• _YOUR TASK_
Using the listing below, return every line that includes "OscAdvance".

• _GIVEN RECORDS_
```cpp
template <bool TRANSIENT, bool UNIFORM>
static __global__ __launch_bounds__(256) void k_mix_cic_hb(const float2 *__restrict__ in, long long in_pitch, int shared_input,
                                                            float2 *__restrict__ out, long long out_pitch, long long n_out,
                                                            const ChanOsc *__restrict__ osc, const float2 *__restrict__ hist,
                                                            float2 *__restrict__ hist_out, int hist_pitch, const float *__restrict__ amp_tab,
                                                            float a_inf, FrontTaps hb , int S0, float out_gain, OscDynInline dyn,
                                                            int cl_log2, int n_chan, int R)
{
    constexpr int T1 = kFrontT1, NP = T1 + 1;
    HIP_DYNAMIC_SHARED(float2, tiles)
    if (UNIFORM) cl_log2 = 6;
    const int lane = threadIdx.x & 63;
    const int wv = UNIFORM ? __builtin_amdgcn_readfirstlane(threadIdx.x >> 6) : (int)(threadIdx.x >> 6);
    const int CL = 1 << cl_log2, OL = 64 >> cl_log2;
    const int cl = lane & (CL - 1), ol = lane >> cl_log2;
    const int cbase = blockIdx.y * CL;
    const bool live = cbase + cl < n_chan;
// ... 435 lines not shown
```

pebblesdr_amd/csrc/receiver.h:

```cpp
#pragma once
#include <algorithm>
#include <complex>
#include <mutex>
#include <vector>
#include "../../include/pebblegpu.h"
#include "common.h"
#include "design.h"
#include "ingest.h"
#include "params.h"
#include "tuning.h"

namespace pg {

struct HistBuf {
    float2 *base = nullptr;
    long long pitch = 0;
    int hist = 0;
    long long cap = 0;
    int chans = 0;
    float2 *data(int c = 0) const { return base + (long long)c * pitch + hist; }
    int alloc(int channels, int hist_len, long long capacity);
    void release();
};

// ... 38 lines not shown
    float a_inf = 0;
    bool device_advance = false;
    bool dev_dyn_valid = false;
    double *d_adv = nullptr;
    uint64_t adv_n = 0;
    bool adv_stale = true;
    uint64_t dyn_epoch = 0;
    int advance_job(hipStream_t s, uint64_t n, OscAdvance *oa);
    int init(uint32_t channels, double sample_rate);
    void release();
    void retune(uint32_t ch, double f);
    void retune_keep(uint32_t ch, double f);
    bool force_mix = false;
    int upload(hipStream_t s);
    void advance(uint64_t n);
    bool any_transient() const;
};

bool bank_variant(int np, int t1, int t2, int t3, int *hy, int *nstate, int *minw);

struct DecimCore {
    design::Chain chain;
    uint32_t C = 0;
    FirTaps first;
    CascadeParams casc;
    size_t casc_lds_bytes = 0;
    HistBuf buf0, fin;
    bool wide = false;
    bool fused_front = false;
    FrontTaps wide_fir;
    bool bank_front = false;
    bool want_lds_free = false;
    bool front_is_lds_free() const { return C == 1 && (fused_front || bank_front); }
    FrontTaps bank_taps;
    bool fused_all = false, last_fused = false;
    struct FusedDecParams *fused_p = nullptr;
    float2 *d_xhist[2] = {nullptr, nullptr};
    float2 *d_y0stage = nullptr;
    float2 *d_y0stage2[2] = {nullptr, nullptr};
    int y0_cur = 0;
    int fused_hy = 0;
    bool bank_mfma = false;
    int bank_nstate = 0, bank_minw = 2;
    int run_bank_mfma(hipStream_t s, const float2 *d_in, long long n, const OscBank &osc, bool had_state, const OscAdvance *oa);
    int xh_depth = 16;
    float2 *d_bank_state[2] = {nullptr, nullptr};
    int bank_state_parity = 0;
    bool bank_state_valid = false;
    int wide_taps = 0, wide_stride = 1;
    float *d_wide_taps = nullptr;
    HistBuf buf1;
    long long len1 = 0;
    long long len0 = 0, len_out = 0;
    const char *front_name = "";
    const char *rest_name = "";
    float2 *d_hist_mixed[2] = {nullptr, nullptr};
    float2 *d_xtail_w[2] = {nullptr, nullptr};
    int xtail_parity = 0;
    const float *fuse_window = nullptr;
    float2 *d_c0tab = nullptr;
    std::vector<float> h_r0;
    std::vector<float2> h_c0;
    bool c0_valid = false;
    double c0_inc = 0;
    int c0_mix = 0;
    float2 *d_ph_scratch = nullptr;
// ... 172 lines not shown
    ScanParams<1> lp;
    ScanParams<2> dn;
    int warm_lp = -1, warm_dn = -1, parity = 0;
    double *d_lp_state[2] = {nullptr, nullptr}, *d_dn_state[2] = {nullptr, nullptr};
    bool fused = false;
    int L4 = 0, Llp = 1;
    float *d_h = nullptr;
    float *d_hlp = nullptr;
    float2 *d_xtail[2] = {nullptr, nullptr};
    const float2 *deferred_in = nullptr;
    long long deferred_pitch = 0;
    std::vector<unsigned char> stereo;
    unsigned char *d_stereo = nullptr;
    bool stereo_dirty = false;
    int set_stereo(uint32_t ch, bool on);
    HistBuf lm;
    struct WfmPilotState *d_pilot = nullptr;
    double *d_hilb = nullptr;
    int *d_stereo_list = nullptr;
    int n_stereo = 0;
    long long max_n_ = 0;
    int stereo_block = 2048;
    WfmPilotParams pilot;
    RdsCore rds;
    std::vector<char> stereo_ran, last_lock;
    int stereo_lock(hipStream_t s, uint32_t ch, int *lock, int *changed);
    Tuning tun;
    int init(uint32_t channels, double demod_rate, long long max_n, const Tuning &t);
    void release();
    int run(hipStream_t s, const float2 *in, long long in_pitch, float2 *out, long long out_pitch, long long n,
            const std::vector<TailJob> *more_tails = nullptr, const OscAdvance *oa = nullptr, bool *carried = nullptr);
    void tail_jobs(std::vector<TailJob> &jobs) const;
    long long last_n = 0;
};

struct AgcCore {
    uint32_t C = 0;
    double rate = 0;
    struct AgcState *d_state = nullptr;
    int *d_list = nullptr;
    std::vector<int> list;
    struct Host { int mode = 0, threshold = 1, use_hang = 0, thr = 0, decay = 0; double slope = 0, sample_rate = 100.0, manual = 1.0; bool dirty = false; };
    std::vector<Host> host;
    int init(uint32_t channels, double demod_rate);
    void release();
    int set_mode(uint32_t ch, int mode, int threshold);
    std::vector<char> muted;
    void set_muted(uint32_t ch, bool m) { if (muted.size() != C) muted.assign(C, 0); if ((muted[ch] != 0) != m) { muted[ch] = m; list_dirty = true; } }
    int apply(hipStream_t s);
    int run(hipStream_t s, float2 *buf, long long pitch, long long n, Gate gate = Gate{nullptr, 0, 0});
    bool list_dirty = false;
};
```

• _WRITTEN ANSWER_
    int advance_job(hipStream_t s, uint64_t n, OscAdvance *oa);
    int run_bank_mfma(hipStream_t s, const float2 *d_in, long long n, const OscBank &osc, bool had_state, const OscAdvance *oa);
            const std::vector<TailJob> *more_tails = nullptr, const OscAdvance *oa = nullptr, bool *carried = nullptr);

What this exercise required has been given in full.